━━━━━ EXTRACTED ENTRIES
@@ -401,9 +478,11 @@
   const int n = (int)h->cn;
   const int64_t o = h->clo;
   const int grid = ew_grid((h->cn + 1) / 2);
+  const bool whole = o == 0 && h->cn == h->n;
+  const BoundView lbv = whole ? bound_view(h, 0) : bound_dense(h->lb + o), ubv = whole ? bound_view(h, 1) : bound_dense(h->ub + o);
 #define PK(HQ, WX)                                                                           \
   hipLaunchKernelGGL((primal_kernel<HQ, WX>), dim3(grid), dim3(TPB), 0, h->stream, n,        \
-                     h->x + o, h->c + o, h->aty + o, h->has_q ? h->qx + o : nullptr, h->lb + o, h->ub + o, tau, theta, \
+                     h->x + o, h->c + o, h->aty + o, h->has_q ? h->qx + o : nullptr, lbv, ubv, tau, theta, \
                      h->x_next + o, h->xbar + o, h->pend_w, h->pend_x ? h->sum_x + o : nullptr)
   if (h->has_q) { if (write_xbar) PK(true, true); else PK(true, false); }
   else          { if (write_xbar) PK(false, true); else PK(false, false); }
diff --git a/firstorderlp.jl_amd/csrc/trial_kernel.hpp b/firstorderlp.jl_amd/csrc/trial_kernel.hpp
--- a/firstorderlp.jl_amd/csrc/trial_kernel.hpp
+++ b/firstorderlp.jl_amd/csrc/trial_kernel.hpp
@@ -145,8 +145,8 @@
     grid_barrier(a.sync, ++epoch, a.nxcd, a.xcd_cnt);
   }
   if (a.xbar_only) xbar_body(a.n, a.x, a.x_next, a.theta, a.xbar, w, nwg);
-  else if (a.has_q) primal_body<true, true>(a.n, a.x, a.c, a.aty, a.qx, a.lb, a.ub, a.tau, a.theta, a.x_next, a.xbar, a.avg_w, a.sum_x, w, nwg);
-  else primal_body<false, true, COH>(a.n, a.x, a.c, a.aty, nullptr, a.lb, a.ub, a.tau, a.theta, a.x_next, a.xbar, a.avg_w, a.sum_x, w, nwg);
+  else if (a.has_q) primal_body<true, true>(a.n, a.x, a.c, a.aty, a.qx, bound_dense(a.lb), bound_dense(a.ub), a.tau, a.theta, a.x_next, a.xbar, a.avg_w, a.sum_x, w, nwg);
+  else primal_body<false, true, COH>(a.n, a.x, a.c, a.aty, nullptr, bound_dense(a.lb), bound_dense(a.ub), a.tau, a.theta, a.x_next, a.xbar, a.avg_w, a.sum_x, w, nwg);
   if (a.has_q) diff_pairs_body(a.n, a.x_next, a.x, a.dx, w, nwg);
   product_prefetch(a.A, f);
   PDHG_STAMP(1);
@@ -258,7 +258,7 @@
       err_pref = __hip_atomic_load(&a.sync->error[0], __ATOMIC_RELAXED, __HIP_MEMORY_SCOPE_AGENT);
       pw_r = a.pow_red[trials]; pw_g = a.pow_growth[trials];
     }
-    primal_body<false, true, true>(a.n, x, a.c, aty, nullptr, a.lb, a.ub, tau, 1.0, xn, a.xbar, pend_w,
+    primal_body<false, true, true>(a.n, x, a.c, aty, nullptr, bound_dense(a.lb), bound_dense(a.ub), tau, 1.0, xn, a.xbar, pend_w,
                                    pend ? a.sum_x : nullptr, w, nwg);
     product_prefetch(a.A, f, w, nwg);
     if (threadIdx.x == 0) { s_pow[0] = pw_r; s_pow[1] = pw_g; }
diff --git a/firstorderlp.jl_amd/csrc/vector_kernels.hpp b/firstorderlp.jl_amd/csrc/vector_kernels.hpp
--- a/firstorderlp.jl_amd/csrc/vector_kernels.hpp
+++ b/firstorderlp.jl_amd/csrc/vector_kernels.hpp
@@ -22,10 +22,55 @@
   }
 }
 
-template <bool HAS_Q, bool WRITE_XBAR, bool COH = false>
+enum { BND_DENSE = 0, BND_CONST = 1, BND_SPARSE = 2 };
+constexpr int BND_BLOCK = 2 * WAVE;
+struct BoundView {
+  const double *dense;
+  const unsigned long long *mask;
+  const int *blk;
+  const double *exc;
+  double def;
+  int mode;
+};
+__host__ __device__ inline BoundView bound_dense(const double *p) { return BoundView{p, nullptr, nullptr, nullptr, 0.0, BND_DENSE}; }
+
+template <int BM>
+__device__ __forceinline__ double2 bound_pair(const BoundView &b, int p) {
+  if (BM == BND_DENSE) return reinterpret_cast<const double2 *>(b.dense)[p];
+  double2 r = {b.def, b.def};
+  if (BM == BND_SPARSE) {
+    const int blk = p >> 6, l = p & 63;
+    const ulonglong2 w = reinterpret_cast<const ulonglong2 *>(b.mask)[blk];
+    const int base = b.blk[blk];
+    const unsigned long long mine = l < 32 ? w.x : w.y;
+    const int sh = 2 * (l & 31);
+    const unsigned bits = (unsigned)(mine >> sh) & 3u;
+    if (bits) {
+      const int rank = __popcll(mine & ((1ull << sh) - 1ull)) + (l < 32 ? 0 : __popcll(w.x));
+      const double *e = b.exc + base + rank;
+      if (bits & 1u) r.x = e[0];
+      if (bits & 2u) r.y = e[bits & 1u];
+    }
+  }
+  return r;
+}
+__device__ __forceinline__ double bound_at(const BoundView &b, int j) {
+  if (b.mode == BND_DENSE) return b.dense[j];
+  if (b.mode == BND_SPARSE) {
+    const int wd = j >> 6, bit = j & 63;
+    const unsigned long long w = b.mask[wd];
+    if ((w >> bit) & 1ull) {
+      const int rank = __popcll(w & ((1ull << bit) - 1ull)) + ((wd & 1) ? __popcll(b.mask[wd - 1]) : 0);
+      return b.exc[b.blk[j / BND_BLOCK] + rank];
+    }
+  }
+  return b.def;
+}
+
+template <bool HAS_Q, bool WRITE_XBAR, bool COH = false, int LBM = BND_DENSE, int UBM = BND_DENSE>
 __device__ __forceinline__ void primal_body(
     int n, const double *x, const double *c, const double *aty, const double *qx,
-    const double *lb, const double *ub, double tau, double theta, double *x_next, double *xbar,
+    const BoundView &lb, const BoundView &ub, double tau, double theta, double *x_next, double *xbar,
     double avg_w, double *sum_x, int bid, int nb) {
   const int npair = n >> 1;
   const int stride = nb * TPB;
@@ -42,8 +87,8 @@
     double2 av;
     if (COH) { av.x = ldc<true>(aty + 2 * p); av.y = ldc<true>(aty + 2 * p + 1); }
     else av = reinterpret_cast<const double2 *>(aty)[p];
-    const double2 lv = reinterpret_cast<const double2 *>(lb)[p];
-    const double2 uv = reinterpret_cast<const double2 *>(ub)[p];
+    const double2 lv = bound_pair<LBM>(lb, p);
+    const double2 uv = bound_pair<UBM>(ub, p);
     double2 qv = {0.0, 0.0};
     if (HAS_Q) qv = reinterpret_cast<const double2 *>(qx)[p];
     double2 xn, xb;
@@ -61,7 +106,7 @@
       const double t = x[j] * avg_w;
       sum_x[j] = sum_x[j] + t;
     }
-    primal_one<HAS_Q, WRITE_XBAR>(x[j], c[j], ldc<COH>(aty + j), HAS_Q ? qx[j] : 0.0, lb[j], ub[j], tau, theta, xn, xb);
+    primal_one<HAS_Q, WRITE_XBAR>(x[j], c[j], ldc<COH>(aty + j), HAS_Q ? qx[j] : 0.0, bound_at(lb, j), bound_at(ub, j), tau, theta, xn, xb);
     x_next[j] = xn;
     if (WRITE_XBAR) xbar[j] = xb;
   }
━━━━━━━━━━
When the line with "const int stride = nb * TPB;" is reached in the data above, begin copying, and stop after the line with "reinterpret_cast<const double2 *>(lb)[p];"; copy each line exactly, both ends included.

   const int stride = nb * TPB;
@@ -42,8 +87,8 @@
     double2 av;
     if (COH) { av.x = ldc<true>(aty + 2 * p); av.y = ldc<true>(aty + 2 * p + 1); }
     else av = reinterpret_cast<const double2 *>(aty)[p];
-    const double2 lv = reinterpret_cast<const double2 *>(lb)[p];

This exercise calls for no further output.